Wien, eine Stadt mit Schmäh

Die Einwohnerzahl von Wien steigt jedes Jahr um 30.000 Menschen an. Jeder, der hier sein sein Auskommen sucht, zählt zu den Glücklichen, sagen Umfragen. Was ist es, das Wien so besonders macht und der Hauptstadt Österreichs den Titel der lebenswertesten Stadt auf der ganzen Welt eingebracht hat? Selbst der „Economist“ ein führendes britisches Wochenblatt mit den Schwerpunkten Politik und Wirtschaft hat diese Position bestätigt.

Einer der Gründe für Wiens Anziehungskraft ist die Sauberkeit. Im Wiener Stadtgebiet sind mehr als 1000 Straßenfeger im Einsatz und halten Parks, Wege und öffentliche Plätze pieksauber. Für die über 123 Millionen Zigarettenkippen, die jährlich auf den Wiener Straßen entsorgt werden, stehen Unmengen von Aschenbechern und Abfallbehältern bereit. 450 sogenannte Waste-Watcher haben Müllsünder im gestrengen Auge und können Bußgelder von 50 Euro verhängen oder die Delinquenten sogar anzeigen.

Ein zweiter Aspekt für die Beliebtheit Wiens ist die ständig sinkende Kriminalitätsrate. Diese hat bereits im zweiten Quartal 2018 den tiefsten Stand seit zehn Jahren erreicht. Insbesondere die Statistiken von Einbrüchen, Gewaltdelikten und Fahrzeugdiebstählen zeigen einen immensen Rückgang. Diese Erfolge sind zum großen Teil der Präventionsarbeit der Wiener Polizei zu verdanken. Doch auch die 7500 Polizisten, die in der Stadt überall präsent sind, sorgen für mehr Sicherheit. Für das Jahr 2019 ist es geplant, zusätzlich eine polizeiliche Reiterstaffel einzusetzen.
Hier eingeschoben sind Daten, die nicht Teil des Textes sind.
template <int S_, int YB_, int XW_, int CIN_T_, int NCT_, int PW_>
struct ConvTile {
    static constexpr int S = S_, YB = YB_, XW = XW_, CIN_T = CIN_T_, NCT = NCT_, PW = PW_;
    static constexpr int NW = YB * XW;
    static constexpr int XB = XW * 32 * PW;
};
using ConvWideS1 = ConvTile<1, 8, 1, 16, 4, 2>;
using ConvNarrowS1 = ConvTile<1, 8, 1, 16, 2, 1>;
using ConvS2 = ConvTile<2, 4, 2, 16, 2, 1>;

struct ConvGrid {
    int nxb, nyb, npix, ncb;
    unsigned blocks;
};
template <class T>
__host__ __device__ __forceinline__ ConvGrid conv_grid(const Conv3x3Params& p) {
    ConvGrid g;
    g.nxb = (p.Wo + T::XB - 1) / T::XB;
    g.nyb = (p.Ho + T::YB - 1) / T::YB;
    g.npix = g.nxb * g.nyb * p.B;
    g.ncb = (p.CT + T::NCT - 1) / T::NCT;
    g.blocks = (unsigned)(8 * g.ncb * ((g.npix + 7) / 8));
    return g;
}

template <class T, bool F16, int PL>
__global__ __launch_bounds__(T::NW * WAVE_SIZE) void conv3x3_kernel(Conv3x3Params p) {
    constexpr int S = T::S, YB = T::YB, XW = T::XW, CIN_T = T::CIN_T, NCT = T::NCT, PW = T::PW;
    constexpr int NW = T::NW, XB = T::XB;
    static_assert(PL == 1 || (PL == 0 && S == 2), "pad_lo = 0 is the stride-2 downsample only");
    constexpr int YIN = (YB - 1) * S + 3;
    constexpr int XIN = (XB - 1) * S + 3;
    constexpr int XP = (S == 1) ? XIN : (XB + 1);
    constexpr int KS_T = CIN_T / 16;
    constexpr int ROW_P = CIN_T * 2 + 8;
    constexpr int NFRAG = 9 * KS_T * NCT;
    constexpr int IN_SZ = S * YIN * XP * ROW_P;
    constexpr int W_SZ = NFRAG * WAVE_SIZE * 16;
    __shared__ char in_lds[2 * IN_SZ];
    __shared__ char w_lds[2 * W_SZ];

    const int tid = threadIdx.x;
    const int wave = tid / WAVE_SIZE;
    const int lane = tid % WAVE_SIZE;
    const int lo = lane & 31;
    const int hi = lane >> 5;
    const int wy = wave / XW;
    const int wx = wave % XW;

    const ConvGrid g = conv_grid<T>(p);
    const int nxb = g.nxb, nyb = g.nyb, npix = g.npix, ncb = g.ncb;
    const int D = blockIdx.x;
    const int cb = (D >> 3) % ncb;
    const int pp = (D & 7) + 8 * ((D >> 3) / ncb);
    if (pp >= npix) return;
    const int b = pp / (nxb * nyb);
    const int pt = pp % (nxb * nyb);
    const int xb0 = (pt % nxb) * XB;
    const int yb0 = (pt / nxb) * YB;

    const uint16_t* xin = p.x + (int64_t)b * p.x_sb;
    const uint16_t* top = p.top ? p.top + (int64_t)b * p.t_sb : nullptr;
    const uint16_t* bot = p.bot ? p.bot + (int64_t)b * p.b_sb : nullptr;

    float16v acc[NCT][PW] = {};

    const int n_cin_tiles = (p.KS * 16 + CIN_T - 1) / CIN_T;
    constexpr int WTRIP = (NFRAG + NW - 1) / NW;
    constexpr int CG = CIN_T / 8;
    constexpr int NXW = (XIN - 1 + 7) / 8;
    constexpr int NXS = (NXW + 7) / 8;
    constexpr int NSLAB = YIN * CG * NXS;
    constexpr int STRIP = (NSLAB + NW - 1) / NW;

    const int gr = (lane & 3) | ((lane & 8) >> 1);
    const int gw = ((lane >> 2) & 1) | (((lane >> 4) & 3) << 1);
    const int32x4_ck desc0 = make_srsrc(
        xin, (uint32_t)(((int64_t)(p.Cin - 1) * p.x_sc + (int64_t)p.H * p.W) * 2));
    const uint32_t voff_inc = (uint32_t)(CIN_T * p.x_sc * 2);
    const bool w_vec = (p.W % 8) == 0;
    uint32_t voff[STRIP];
    uint32_t interior_mask = 0, tail_mask = 0, valid_mask = 0;
#pragma unroll
    for (int sit = 0; sit < STRIP; ++sit) {
        const int slab = sit * NW + wave;
        voff[sit] = 0;
        if (NSLAB % NW != 0 && slab >= NSLAB) continue;
        valid_mask |= 1u << sit;
        const int xs = slab % NXS;
        const int cg = (slab / NXS) % CG;
        const int ry = slab / (NXS * CG);
        const int y_in = yb0 * S - PL + ry;
        const int xw = xs * 8 + gw;
        const int x_in0 = xb0 * S + xw * 8;
        if (y_in >= 0 && y_in < p.H) interior_mask |= 1u << sit;
        if (xb0 * S + (xs * 8 + 7) * 8 + 8 > p.W) tail_mask |= 1u << sit;
        voff[sit] = (uint32_t)(((int64_t)(cg * 8 + gr) * p.x_sc +
                                (int64_t)(y_in >= 0 ? y_in : 0) * p.W + x_in0) * 2);
    }

    auto stage_weights = [&](int cint, char* wb) {
        if (p.debug == 3) return;
#pragma unroll
        for (int it = 0; it < WTRIP; ++it) {
            const int frag = it * NW + wave;
            if (NFRAG % NW != 0 && frag >= NFRAG) break;
            const int ct2 = frag % NCT;
            const int ks2 = (frag / NCT) % KS_T;
            const int tap = frag / (NCT * KS_T);
            const int ct = cb * NCT + ct2;
            char* ldst = wb + (int64_t)frag * WAVE_SIZE * 16;
            if (ct < p.CT) {
                const uint16_t* g =
                    p.wp +
                    (((int64_t)(tap * p.KS + cint * KS_T + ks2) * p.CT + ct) * WAVE_SIZE + lane) *
                        8;
                __builtin_amdgcn_global_load_lds(
                    (const __attribute__((address_space(1))) uint32_t*)g,
                    (__attribute__((address_space(3))) uint32_t*)ldst, 16, 0, 0);
            } else {
                *reinterpret_cast<uint4*>(ldst + lane * 16) = uint4{0, 0, 0, 0};
            }
        }
    };
    uint4 iregs[STRIP];
    auto load_input = [&]() {
        if (p.debug == 1) return;
#pragma unroll
        for (int sit = 0; sit < STRIP; ++sit) {
            iregs[sit] = uint4{0, 0, 0, 0};
            if (!((valid_mask >> sit) & 1)) continue;
            if ((interior_mask >> sit) & 1 && w_vec) {
                iregs[sit] = __builtin_bit_cast(
                    uint4, llvm_amdgcn_raw_buffer_load_x4(desc0, (int)voff[sit], 0, 0));
                voff[sit] += voff_inc;
            }
        }
    };
    auto write_input = [&](int cint, char* inb) {
        if (p.debug == 1) return;
        const int cin0 = cint * CIN_T;
#pragma unroll
        for (int sit = 0; sit < STRIP; ++sit) {
            if (!((valid_mask >> sit) & 1)) continue;
            const int slab = sit * NW + wave;
            const int xs = slab % NXS;
            const int cg = (slab / NXS) % CG;
            const int ry = slab / (NXS * CG);
            const int xw = xs * 8 + gw;
            const int x_in0 = xb0 * S + xw * 8;
            uint4 raw = iregs[sit];
            if ((interior_mask >> sit) & 1) {
                if (w_vec) {
                    if ((tail_mask >> sit) & 1) {
                        const int rem = p.W - x_in0;
                        uint32_t* dw = reinterpret_cast<uint32_t*>(&raw);
#pragma unroll
                        for (int d = 0; d < 4; ++d) {
                            const uint32_t m = (rem >= 2 * d + 2)
                                                   ? 0xffffffffu
                                                   : ((rem == 2 * d + 1) ? 0x0000ffffu : 0u);
                            dw[d] &= m;
                        }
                    }
                } else {
                    const int cin = cin0 + cg * 8 + gr;
                    const int y_in = yb0 * S - PL + ry;
                    if (cin < p.Cin) {
                        const uint16_t* rp = xin + (int64_t)cin * p.x_sc + (int64_t)y_in * p.W;
                        uint16_t vals[8];
#pragma unroll
                        for (int jj = 0; jj < 8; ++jj)
                            vals[jj] = (x_in0 + jj < p.W) ? rp[x_in0 + jj] : (uint16_t)0;
                        raw = *reinterpret_cast<const uint4*>(vals);
                    }
                }
            } else {
                const int y_in = yb0 * S - PL + ry;
                const uint16_t* src = nullptr;
                int64_t sc = 0;
                if (y_in == -1 && top) {
                    src = top;
                    sc = p.t_sc;
                } else if (y_in == p.H && bot) {
                    src = bot;
                    sc = p.b_sc;
                }
                const int cin = cin0 + cg * 8 + gr;
                if (src && cin < p.Cin) {
                    const uint16_t* rp = src + (int64_t)cin * sc;
                    uint16_t vals[8];
#pragma unroll
                    for (int jj = 0; jj < 8; ++jj)
                        vals[jj] = (x_in0 + jj < p.W) ? rp[x_in0 + jj] : (uint16_t)0;
                    raw = *reinterpret_cast<const uint4*>(vals);
                }
            }
            const uint4 tr = transpose8x8_b16(raw, lane);
            const int xi = 1 + xw * 8 + gr;
            if (xi < XIN) {
                const int plane = (S == 1) ? 0 : (xi & 1);
                const int row = (S == 1) ? xi : (xi >> 1);
                char* dst = &inb[((plane * YIN + ry) * XP + row) * ROW_P + cg * 16];
                *reinterpret_cast<uint2*>(dst) = uint2{tr.x, tr.y};
                *reinterpret_cast<uint2*>(dst + 8) = uint2{tr.z, tr.w};
            }
        }
        constexpr int XI_COL = PL ? 0 : XIN;
        for (int c = tid; c < YIN * CIN_T; c += NW * WAVE_SIZE) {
            const int ci = c % CIN_T;
            const int ry = c / CIN_T;
            const int y_in = yb0 * S - PL + ry;
            const int x_in = xb0 * S - 1 + XI_COL;
            const int cin = cin0 + ci;
            uint16_t val = 0;
            if (x_in >= 0 && (PL || x_in < p.W) && cin < p.Cin) {
                if (y_in >= 0 && y_in < p.H)
                    val = xin[(int64_t)cin * p.x_sc + (int64_t)y_in * p.W + x_in];
                else if (y_in == -1 && top)
                    val = top[(int64_t)cin * p.t_sc + x_in];
                else if (y_in == p.H && bot)
                    val = bot[(int64_t)cin * p.b_sc + x_in];
            }
            constexpr int CPLANE = (S == 1) ? 0 : (XI_COL & 1);
            constexpr int CROW = (S == 1) ? XI_COL : (XI_COL >> 1);
            *reinterpret_cast<uint16_t*>(
                &inb[((CPLANE * YIN + ry) * XP + CROW) * ROW_P + ci * 2]) = val;
        }
    };
    auto compute_tile = [&](char* inb, char* wb) {
        if (p.debug != 2) {
#pragma unroll
            for (int tap = 0; tap < 9; ++tap) {
                const int dy = tap / 3;
                const int dx = tap % 3;
                const int ry = wy * S + dy;
#pragma unroll
                for (int ks2 = 0; ks2 < KS_T; ++ks2) {
                    short8 bfrag[PW];
#pragma unroll
                    for (int px = 0; px < PW; ++px) {
                        const int xi = ((wx * PW + px) * 32 + lo) * S + dx + (1 - PL);
                        const int plane = (S == 1) ? 0 : (xi & 1);
                        const int row = (S == 1) ? xi : (xi >> 1);
                        bfrag[px] = lds_frag_b64x2(&inb[((plane * YIN + ry) * XP + row) * ROW_P +
                                                        (ks2 * 16 + hi * 8) * 2]);
                    }
#pragma unroll
                    for (int ct2 = 0; ct2 < NCT; ++ct2) {
                        const short8 afrag = *reinterpret_cast<const short8*>(
                            &wb[(((tap * KS_T + ks2) * NCT + ct2) * WAVE_SIZE + lane) * 16]);
#pragma unroll
                        for (int px = 0; px < PW; ++px)
                            acc[ct2][px] =
                                mfma_32x32x16<F16>(afrag, bfrag[px], acc[ct2][px]);
                    }
                }
            }
        }
    };

    if (n_cin_tiles > 0) {
        stage_weights(0, w_lds);
        load_input();
        write_input(0, in_lds);
    }
    for (int cint = 0; cint < n_cin_tiles; ++cint) {
        char* inb = in_lds + (cint & 1) * IN_SZ;
        char* wb = w_lds + (cint & 1) * W_SZ;
        __syncthreads();
        const bool more = cint + 1 < n_cin_tiles;
        if (more) {
            stage_weights(cint + 1, w_lds + ((cint + 1) & 1) * W_SZ);
            load_input();
        }
        compute_tile(inb, wb);
        if (more) write_input(cint + 1, in_lds + ((cint + 1) & 1) * IN_SZ);
    }


    const int y = yb0 + wy;
    if (y >= p.Ho) return;
#pragma unroll
    for (int px = 0; px < PW; ++px) {
        const int x = xb0 + (wx * PW + px) * 32 + lo;
        if (x >= p.Wo) continue;
        const int64_t pix_off = (int64_t)b * p.Cout * p.Ho * p.Wo + (int64_t)y * p.Wo + x;
        uint16_t* obase = p.o + pix_off;
        const uint16_t* rbase = p.residual ? p.residual + pix_off : nullptr;
#pragma unroll
        for (int ct2 = 0; ct2 < NCT; ++ct2) {
            const int ct = cb * NCT + ct2;
            if (ct >= p.CT) break;
#pragma unroll
            for (int r = 0; r < 16; ++r) {
                const int cout = ct * 32 + mfma32_row(r, hi);
                if (cout < p.Cout) {
                    float v = acc[ct2][px][r];
                    if (p.bias) v += b16_to_f32<F16>(p.bias[cout]);
                    if (p.bias2) v += b16_to_f32<F16>(p.bias2[b * p.Cout + cout]);
                    if (rbase) v += b16_to_f32<F16>(rbase[(int64_t)cout * p.Ho * p.Wo]);
                    obase[(int64_t)cout * p.Ho * p.Wo] = f32_to_b16<F16>(v);
                }
            }
        }
    }
}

Die Donau, die das Stadtbild überall kennzeichnet, sorgt für eine erholsame Atmosphäre und bietet Möglichkeiten zum Wassersport. Das innerstädtische Verkehrsnetz von Wien kann mit günstigen Preisen und kurzen Taktzeiten punkten.

Dass die Wiener große Kunstfreunde sind, ist kein Geheimnis. Es gibt gleich drei Opernhäuser und eine kaum überschaubare Anzahl von Museen und Theatern. Die Wiener Staatsoper ist das Stammhaus der weltbekannten Wiener Philharmoniker. In der Wiener Neustadt finden alternative Theaterschaffende wie Paulus Manker eine Plattform.

Doch das größte Geheimnis der Wiener Lebensart sind die Kaffeehäuser. Mit einem Melange und Wiener Schmäh gibt sich der Gast hier in aller Ruhe der Zeitungslektüre hin. Wo gibt es das heutzutage noch?